Write the entries out exactly, with the final line being the one containing "nb = vs_load<F16>(lds1".

▶ MATERIAL FOR THIS EXERCISE:
________________________
template <int SLOT2, int SLOT3, bool F16, bool ONE = false>
__device__ __forceinline__ void vs_two_layer_rows(const char* lds1, const char* lds2, int laneoff, int tapsel, const vs_bf16x8* w2h,
                                                  const vs_bf16x8* w2l, const vs_bf16x8* w3h, const vs_bf16x8* w3l, f32x4& out2, f32x4& out3) {
    constexpr int POSB = VsL<F16>::POSB;
    f32x4 a = out2, c = out3;
    VsOperand cb = vs_load<F16>(lds1 + vs_step_off<SLOT2, POSB>(laneoff, tapsel, 0));
    VsOperand cc = vs_load<F16>(lds2 + vs_step_off<SLOT3, POSB>(laneoff, tapsel, 0));
#pragma unroll
    for (int t = 0; t < 5; ++t) {
        VsOperand nb = cb, nc = cc;
        if (t < 4) {
            nb = vs_load<F16>(lds1 + vs_step_off<SLOT2, POSB>(laneoff, tapsel, t + 1));
            nc = vs_load<F16>(lds2 + vs_step_off<SLOT3, POSB>(laneoff, tapsel, t + 1));
        }
        __builtin_amdgcn_sched_barrier(0);
        if constexpr (!ONE) {
            a = vs_mfma_lo<F16>(w2l[t], cb, a);
            c = vs_mfma_lo<F16>(w3l[t], cc, c);
        }
        if constexpr (!F16) {
            a = __builtin_amdgcn_mfma_f32_16x16x32_bf16(w2h[t], cb.l, a, 0, 0, 0);
            c = __builtin_amdgcn_mfma_f32_16x16x32_bf16(w3h[t], cc.l, c, 0, 0, 0);
        }
        a = vs_mfma_hi<F16>(w2h[t], cb, a);
        c = vs_mfma_hi<F16>(w3h[t], cc, c);
        cb = nb;
        cc = nc;
    }
    out2 = a;
    out3 = c;
}

template <int V> struct VsInt { static constexpr int value = V; };
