__device__ inline void resolveFlaggedMiss(unsigned long long key, const BatchScratch &bs,
                                          const unsigned long long *__restrict__ sorted_hits,
                                          uint32_t *__restrict__ miss_counts, uint32_t *__restrict__ interval_counts,
                                          int region_voxels)
{
  const uint32_t slot = hitSlot(key);
  const uint32_t vi = hitVoxel(key);
  const uint32_t he = bs.info->n_hits;
  uint32_t lo = bs.voxel_first_hit[size_t(slot) * size_t(region_voxels) + vi];
  while (lo < he && hitGroup(sorted_hits[lo]) == hitGroup(key) && sorted_hits[lo] < key)
  {
    ++lo;
  }
  if (lo < he && hitGroup(sorted_hits[lo]) == hitGroup(key))
  {
    atomicAdd(&interval_counts[lo], 1u);
    atomicSub(&miss_counts[size_t(slot) * size_t(region_voxels) + vi], 1u);
  }
}

__device__ inline void flushQueue(const uint2 *queue, uint32_t qcount, unsigned lane, unsigned long long slot_bits,
                                  int ray_shift, bool lds_resolve, const unsigned long long *l_hits,
                                  const uint16_t *l_index, uint32_t n_region_hits, uint32_t *l_intervals,
                                  uint32_t *l_counts,
                                  unsigned long long *__restrict__ events, uint32_t event_capacity,
                                  uint32_t *__restrict__ event_count, int defer_all, const BatchScratch &bs,
                                  const unsigned long long *__restrict__ sorted_hits,
                                  uint32_t *__restrict__ miss_counts, uint32_t *__restrict__ interval_counts,
                                  int region_voxels)
{
  if (lds_resolve)
  {
    for (uint32_t q = lane; q < qcount; q += 64)
    {
      const uint2 e = queue[q];
      const unsigned long long ev =
        slot_bits | ((unsigned long long)e.x << kHitRayBits) | ((unsigned long long)e.y << ray_shift);
      uint32_t lo = l_index[e.x >> kIndexShift], hi = l_index[(e.x >> kIndexShift) + 1u];
      while (lo < hi)
      {
        const uint32_t mid = (lo + hi) >> 1;
        if (l_hits[mid] > ev)
        {
          hi = mid;
        }
        else
        {
          lo = mid + 1;
        }
      }
      if (lo < n_region_hits && hitGroup(l_hits[lo]) == hitGroup(ev))
      {
        atomicAdd(&l_intervals[lo >> 1], 1u << ((lo & 1u) * 16u));
        atomicSub(&l_counts[tileWord(e.x >> 1)], 1u << ((e.x & 1u) * 16u));
      }
    }
    return;
  }
  uint32_t gbase = 0;
  if (lane == 0)
  {
    gbase = atomicAdd(event_count, qcount);
  }
  gbase = __shfl(gbase, 0);
  for (uint32_t q = lane; q < qcount; q += 64)
  {
    const uint2 e = queue[q];
    const unsigned long long ev =
      slot_bits | ((unsigned long long)e.x << kHitRayBits) | ((unsigned long long)e.y << ray_shift);
    if (gbase + q < event_capacity)
    {
      events[gbase + q] = ev;
    }
    else if (!defer_all)
    {
      resolveFlaggedMiss(ev, bs, sorted_hits, miss_counts, interval_counts, region_voxels);
    }
  }
}

constexpr int kFcmpOlt = 4;
constexpr int kIcmpSlt = 40;

__device__ inline int selectI(unsigned long long mask, int if_set, int if_clear)
{
  int r;
  asm("v_cndmask_b32_e64 %0, %1, %2, %3" : "=v"(r) : "v"(if_clear), "v"(if_set), "s"(mask));
  return r;
}

__device__ inline double selectD(unsigned long long mask, double if_set, double if_clear)
{
  const int lo = selectI(mask, __double2loint(if_set), __double2loint(if_clear));
  const int hi = selectI(mask, __double2hiint(if_set), __double2hiint(if_clear));
  return __hiloint2double(hi, lo);
}

__device__ inline int addMask(int value, unsigned long long mask)
{
  asm("v_addc_co_u32_e64 %0, vcc, 0, %0, %1" : "+v"(value) : "s"(mask) : "vcc");
  return value;
}

constexpr int kIcmpEq = 32;
constexpr int kIcmpUlt = 36;

__device__ inline uint32_t selectOrZero(unsigned long long mask, uint32_t if_set)
{
  uint32_t r;
  asm("v_cndmask_b32_e64 %0, 0, %1, %2" : "=v"(r) : "v"(if_set), "s"(mask));
  return r;
}

__device__ inline uint32_t umin3(uint32_t a, uint32_t b, uint32_t c)
{
  uint32_t r;
  asm("v_min3_u32 %0, %1, %2, %3" : "=v"(r) : "v"(a), "v"(b), "v"(c));
  return r;
}

__device__ inline uint32_t umed3(uint32_t a, uint32_t b, uint32_t c)
{
  uint32_t r;
  asm("v_med3_u32 %0, %1, %2, %3" : "=v"(r) : "v"(a), "v"(b), "v"(c));
  return r;
}

__device__ inline uint32_t addSat(uint32_t a, uint32_t b)
{
  uint32_t r;
  asm("v_add_u32_e64 %0, %1, %2 clamp" : "=v"(r) : "v"(a), "v"(b));
  return r;
}

__device__ inline uint32_t addSatUniform(uint32_t a, uint32_t b)
{
  uint32_t r;
  asm("v_add_u32_e64 %0, %1, %2 clamp" : "=v"(r) : "v"(a), "s"(b));
  return r;
}

__device__ inline uint32_t tileAdd(uint32_t byte_address, uint32_t value)
{
  uint32_t old;
  asm volatile("ds_add_rtn_u32 %0, %1, %2" : "=v"(old) : "v"(byte_address), "v"(value) : "memory");
  return old;
}

__device__ inline uint32_t shiftOne(uint32_t shift)
{
  uint32_t r;
  asm("v_lshlrev_b32_e64 %0, %1, 1" : "=v"(r) : "v"(shift));
  return r;
}

__device__ inline uint32_t waitTile(uint32_t old)
{
  asm volatile("s_waitcnt lgkmcnt(0)" : "+v"(old) : : "memory");
  return old;
}

struct WalkArgs
{
  MapConst mc;
  BatchScratch bs;
  const Chunk *chunks;
  const Segment *segments;
  const RayWalk *walks;
  const uint64_t *slot_keys;
  const unsigned long long *sorted_hits;
  const uint32_t *hit_mask;
  uint32_t *miss_counts;
  uint32_t *interval_counts;
  unsigned long long *events;
  uint32_t event_capacity;
  uint32_t *event_count;
  int refill_min_idle;
  unsigned dbg;
  int ray_shift;
  int defer_all;
  float *occupancy;
  unsigned ray_flags;
  unsigned long long *dbg_counters;
  float *tsdf;
  uint32_t *chunk_cursor;
  uint32_t n_chunks;
  int rewalk;
  int flag_all;
  int inline_hits;
};

constexpr uint32_t kWalkCursorWords = 24;
#ifndef OHMHIP_WALK_UNROLL
#define OHMHIP_WALK_UNROLL 2
#endif
constexpr int kWalkUnroll = OHMHIP_WALK_UNROLL;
________________________
▶ WRITTEN ANSWER:
template <int SLOT2, int SLOT3, bool F16, bool ONE = false>
__device__ __forceinline__ void vs_two_layer_rows(const char* lds1, const char* lds2, int laneoff, int tapsel, const vs_bf16x8* w2h,
                                                  const vs_bf16x8* w2l, const vs_bf16x8* w3h, const vs_bf16x8* w3l, f32x4& out2, f32x4& out3) {
    constexpr int POSB = VsL<F16>::POSB;
    f32x4 a = out2, c = out3;
    VsOperand cb = vs_load<F16>(lds1 + vs_step_off<SLOT2, POSB>(laneoff, tapsel, 0));
    VsOperand cc = vs_load<F16>(lds2 + vs_step_off<SLOT3, POSB>(laneoff, tapsel, 0));
#pragma unroll
    for (int t = 0; t < 5; ++t) {
        VsOperand nb = cb, nc = cc;
        if (t < 4) {
            nb = vs_load<F16>(lds1 + vs_step_off<SLOT2, POSB>(laneoff, tapsel, t + 1));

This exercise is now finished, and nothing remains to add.